Невьяна догадалась: он видит перед собой что-то своё и разговаривает не с теми, кто рядом. Он никак не может вынырнуть из того ужаса, в который окунулся, блуждает там, во тьме памяти, и не находит спасительного выхода. Невьяне было пронзительно жалко Ваську. Она ведь чуяла, что его попытки сойтись с дядюшкой не кончатся добром, – они добром и не кончились. И она, Невьяна, тоже была виновата в этом: не удержала глупого парня.
– Он хороший, он не со зла, Танюшенька… – всхлипывал Васька.
Невьяна оглянулась на Акинфия Никитича.
– Кого ты в подвале башни прячешь, Акиня? – прямо спросила она.
Акинфий Никитич, не отвечая, рассматривал Невьяну. Красивая она. Такими, наверное, были княгини в старину: стойкими в истине и любви. Нужно ли скрывать от неё тайну подвала? Не нужно. Не примет – так уйдёт.
– Там демон, – сказал Акинфий Никитич.
Онфим тоже слышал хозяина, но его изуродованное лицо не дрогнуло.
– Этот демон по Невьянску и шастал. Из огня в огонь прыгал. Чужие обличья принимал, и Лепестиньи тоже. Людей пожирал – сжигал заживо.
Невьяна была поражена. Акинфий говорил о демоне спокойно, словно демон был машиной. Сложной, опасной, непонятной – но машиной, а не пугающей тварью из преисподней, не адским зверем, не посланцем дьявола.
– Откуда он взялся? – Невьяна глядела Акинфию Никитичу в глаза.
Она думала, что Акинфий скажет: «За грехи меня карают».
– Не ведаю, – пожал широкими плечами Акинфий Никитич. – Был у меня мастер из немцев, алхимист. Похоже, он мне и наколдовал. Мстил.

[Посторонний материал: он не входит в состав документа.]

template <bool HIER, bool DEPTH, bool GROUPS>
__global__ void __launch_bounds__(kFwdThreads, kFwdMinBlocks)
render_forward_kernel(int W, int H, int gx, int shard_count, int shard_index, const uint2* __restrict__ ranges,
                      const Record* __restrict__ sorted, const float* __restrict__ bg, float* __restrict__ out_color,
                      float* __restrict__ out_invdepth, float* __restrict__ final_T, uint32_t* __restrict__ n_contrib,
                      uint32_t* __restrict__ tile_max_contrib, const PeerPtrs peers)
{
    __shared__ __align__(128) Record s_rec[kFwdStages][kFwdBatch];
    __shared__ __align__(8) uint64_t s_full[kFwdStages];
    __shared__ uint32_t s_max;
    __shared__ uint8_t s_list[GROUPS ? kFwdThreads / 32 : 1][4][GROUPS ? kFwdBatch : 4];

    const int tid = threadIdx.x, warp = tid >> 5, lane = tid & 31;
    const int tile_x = blockIdx.x % gx;
    const int tile_y = (blockIdx.x / gx) * shard_count + shard_index;
    const int tile = tile_y * gx + tile_x;
    const uint2 range = ranges[tile];
    const int n = (int)(range.y - range.x);
    const int nb = (n + kFwdBatch - 1) / kFwdBatch;
    const Record* src = sorted + range.x;

    if (tid == 0) {
        for (int s = 0; s < kFwdStages; s++) mbar_init(&s_full[s], 1);
        s_max = 0;
        fence_mbar_init();
    }
    __syncthreads();
    int issued = 0;
    if (tid == 0) {
        for (int s = 0; s < kFwdStages && s < nb; s++) {
            const uint32_t bytes = (uint32_t)min(kFwdBatch, n - s * kFwdBatch) * (uint32_t)sizeof(Record);
            mbar_arrive_expect_tx(&s_full[s], bytes);
            tma_load_1d(&s_rec[s][0], src + (size_t)s * kFwdBatch, bytes, &s_full[s]);
        }
    }
    issued = min(kFwdStages, nb);

    int px, py0;
    if (GROUPS) group_pixel(tile_x, tile_y, warp, lane, px, py0);
    else quad_pixel(tile_x, tile_y, warp, lane, px, py0);
    const int py1 = py0 + 1;
    const bool in0 = px < W && py0 < H, in1 = px < W && py1 < H;
    const float fpx = (float)px;
    const f2 nfpy = pk(-(float)py0, -(float)py1);
    bool done0 = !in0, done1 = !in1;
    f2 T = bc(1.0f);
    float Ca0 = 0.f, Ca1 = 0.f, Ca2 = 0.f, Cb0 = 0.f, Cb1 = 0.f, Cb2 = 0.f, inv0 = 0.f, inv1 = 0.f;
    uint32_t last0 = 0, last1 = 0;
    const int qsel = kBlockShift + 4 * warp;
    const int grp = lane >> 3;

    int waited = 0;
    for (int b = 0; b < nb; b++) {
        const int st = b % kFwdStages;
        mbar_wait(&s_full[st], (uint32_t)((b / kFwdStages) & 1));
        waited = b + 1;
        const int cnt = min(kFwdBatch, n - b * kFwdBatch);
        const Record* rec = &s_rec[st][0];
        const uint32_t base = (uint32_t)(b * kFwdBatch);
        auto blend_entry = [&](int j, bool has) {
            const float4 a = rec[j].a;
            const float4 bb = rec[j].b;
            const float4 c = rec[j].c;
            const uint32_t kb = __float_as_uint(bb.w);
            f2 d, G, al, unused;
            const f2 pw = pair_power(a, bb, a.x - fpx, nfpy, d);
            pair_gauss(pw, bb.y, G, al);
            pair_hier_alpha<HIER, false>(al, bb.z, kb & kSortedKidsMask, al, unused);
            bool v0, v1;
            const f2 w = pair_blend(pw, al, T, done0, done1, v0, v1, has);
            upk(fma2(bc(c.x), w, pk(Ca0, Cb0)), Ca0, Cb0);
            upk(fma2(bc(c.y), w, pk(Ca1, Cb1)), Ca1, Cb1);
            upk(fma2(bc(c.z), w, pk(Ca2, Cb2)), Ca2, Cb2);
            if (DEPTH) upk(fma2(bc(c.w), w, pk(inv0, inv1)), inv0, inv1);
            if (lane == 0) H3_STAT(8, 1);
            if ((lane & 7) == 0 && has) H3_STAT(10, 1);
            H3_STAT(9, (v0 ? 1 : 0) + (v1 ? 1 : 0));
            const uint32_t idx = base + (uint32_t)j + 1u;
            last0 = v0 ? idx : last0; last1 = v1 ? idx : last1;
        };
        if (GROUPS) {
            uint8_t* lst = &s_list[warp][0][0];
            const uint32_t dm = __ballot_sync(0xffffffffu, done0 && done1);
            if (dm != 0xffffffffu) {
                const uint32_t live = ((dm & 0xFFu) != 0xFFu ? 1u : 0u) | (((dm >> 8) & 0xFFu) != 0xFFu ? 2u : 0u) |
                                      (((dm >> 16) & 0xFFu) != 0xFFu ? 4u : 0u) | ((dm >> 24) != 0xFFu ? 8u : 0u);
                const uint32_t lt = (1u << lane) - 1u;
                int c0 = 0, c1 = 0, c2 = 0, c3 = 0;
                for (int j0 = 0; j0 < cnt; j0 += 32) {
                    const int jl = j0 + lane;
                    const uint32_t nib = jl < cnt ? (__float_as_uint(rec[jl].b.w) >> qsel) & live : 0u;
                    const uint32_t m0 = __ballot_sync(0xffffffffu, nib & 1u), m1 = __ballot_sync(0xffffffffu, nib & 2u);
                    const uint32_t m2 = __ballot_sync(0xffffffffu, nib & 4u), m3 = __ballot_sync(0xffffffffu, nib & 8u);
                    if (nib & 1u) lst[c0 + __popc(m0 & lt)] = (uint8_t)jl;
                    if (nib & 2u) lst[kFwdBatch + c1 + __popc(m1 & lt)] = (uint8_t)jl;
                    if (nib & 4u) lst[2 * kFwdBatch + c2 + __popc(m2 & lt)] = (uint8_t)jl;
                    if (nib & 8u) lst[3 * kFwdBatch + c3 + __popc(m3 & lt)] = (uint8_t)jl;
                    c0 += __popc(m0); c1 += __popc(m1); c2 += __popc(m2); c3 += __popc(m3);
                }
                __syncwarp();
                const int mylen = grp == 0 ? c0 : grp == 1 ? c1 : grp == 2 ? c2 : c3;
                const int maxlen = max(max(c0, c1), max(c2, c3));
                const uint8_t* my = lst + grp * kFwdBatch;
                for (int i = 0; i < maxlen; i++) {
                    const bool has = i < mylen;
                    blend_entry(has ? (int)my[i] : 0, has);
                    if ((i & 15) == 15 && __all_sync(0xffffffffu, done0 && done1)) break;
                }
                __syncwarp();
            }
        } else {
            for (int j0 = 0; j0 < cnt; j0 += 32) {
                if (__all_sync(0xffffffffu, done0 && done1)) break;
                const int jl = j0 + lane;
                const uint32_t nib = jl < cnt ? (__float_as_uint(rec[jl].b.w) >> qsel) & 0xFu : 0u;
                uint32_t m = __ballot_sync(0xffffffffu, nib != 0u);
                while (m != 0u) {
                    const int j = j0 + __ffs(m) - 1;
                    m &= m - 1;
                    blend_entry(j, true);
                }
            }
        }
        const int ndone = __syncthreads_count(done0 && done1);
        if (ndone == kFwdThreads) break;
        if (b + kFwdStages < nb) {
            if (tid == 0) {
                const int nb2 = b + kFwdStages;
                const uint32_t bytes = (uint32_t)min(kFwdBatch, n - nb2 * kFwdBatch) * (uint32_t)sizeof(Record);
                mbar_arrive_expect_tx(&s_full[st], bytes);
                tma_load_1d(&s_rec[st][0], src + (size_t)nb2 * kFwdBatch, bytes, &s_full[st]);
            }
            issued = b + kFwdStages + 1;
        }
    }
    if (tid == 0)
        for (int b = waited; b < issued; b++) mbar_wait(&s_full[b % kFwdStages], (uint32_t)((b / kFwdStages) & 1));

    const float bg0 = bg[0], bg1 = bg[1], bg2 = bg[2];
    auto store = [&](bool inside, int py, float T, float c0, float c1, float c2, float invd, uint32_t last) {
        if (!inside) return;
        const size_t pix = (size_t)py * W + px;
        final_T[pix] = T;
        n_contrib[pix] = last;
        if (peers.n > 1) {
            const size_t plane = (size_t)H * W;
            const float v0 = c0 + T * bg0, v1 = c1 + T * bg1, v2 = c2 + T * bg2;
#pragma unroll
            for (int r = 0; r < H3DGS_MAX_PEERS; r++)
                if (r < peers.n && peers.p[r]) {
                    float* o = static_cast<float*>(peers.p[r]);
                    o[pix] = v0; o[plane + pix] = v1; o[2 * plane + pix] = v2;
                }
            if (DEPTH) out_invdepth[(((size_t)(blockIdx.x / gx)) * kTile + (size_t)(py & (kTile - 1))) * W + px] = invd;
        } else if (shard_count > 1) {
            const size_t local_row = blockIdx.x / gx;
            const size_t o = ((local_row * 3) * kTile + (size_t)(py & (kTile - 1))) * W + px;
            const size_t cs = (size_t)kTile * W;
            out_color[o] = c0 + T * bg0; out_color[o + cs] = c1 + T * bg1; out_color[o + 2 * cs] = c2 + T * bg2;
            if (DEPTH) out_invdepth[(local_row * kTile + (size_t)(py & (kTile - 1))) * W + px] = invd;
        } else {
            const size_t plane = (size_t)H * W;
            out_color[pix] = c0 + T * bg0; out_color[plane + pix] = c1 + T * bg1; out_color[2 * plane + pix] = c2 + T * bg2;
            if (DEPTH) out_invdepth[pix] = invd;
        }
    };
    store(in0, py0, lo(T), Ca0, Ca1, Ca2, inv0, last0);
    store(in1, py1, hi(T), Cb0, Cb1, Cb2, inv1, last1);
    const uint32_t wmax = __reduce_max_sync(0xffffffffu, max(last0, last1));
    if (lane == 0) atomicMax(&s_max, wmax);
    __syncthreads();
    if (tid == 0) tile_max_contrib[tile] = s_max;
}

– И что же делать? Попа надо позвать…
Акинфий Никитич раздражённо скривился. Разве он тёмный мужик, у которого черти на потолке поселились, и ему избёнку святой водой окропить требуется? Он – заводчик! Самый могучий в державе! Неужто Невьяна ещё не поняла? Он сам с любыми своими бедами справляется!
– Я сам любому демону шею сверну! – сказал Акинфий Никитич.
Васька вдруг зашевелился, попытался приподняться.
– Не было ведь того, дядя Акинфий? – жалобно спросил он. – Соврал мне Ванька, пьяница? И дядя Гриша соврал? Так ведь?..
Невьяна бережно уложила Ваську обратно и погладила по голове.
– А Вася? – тихо напомнила она Акинфию. – Разве ты справился?..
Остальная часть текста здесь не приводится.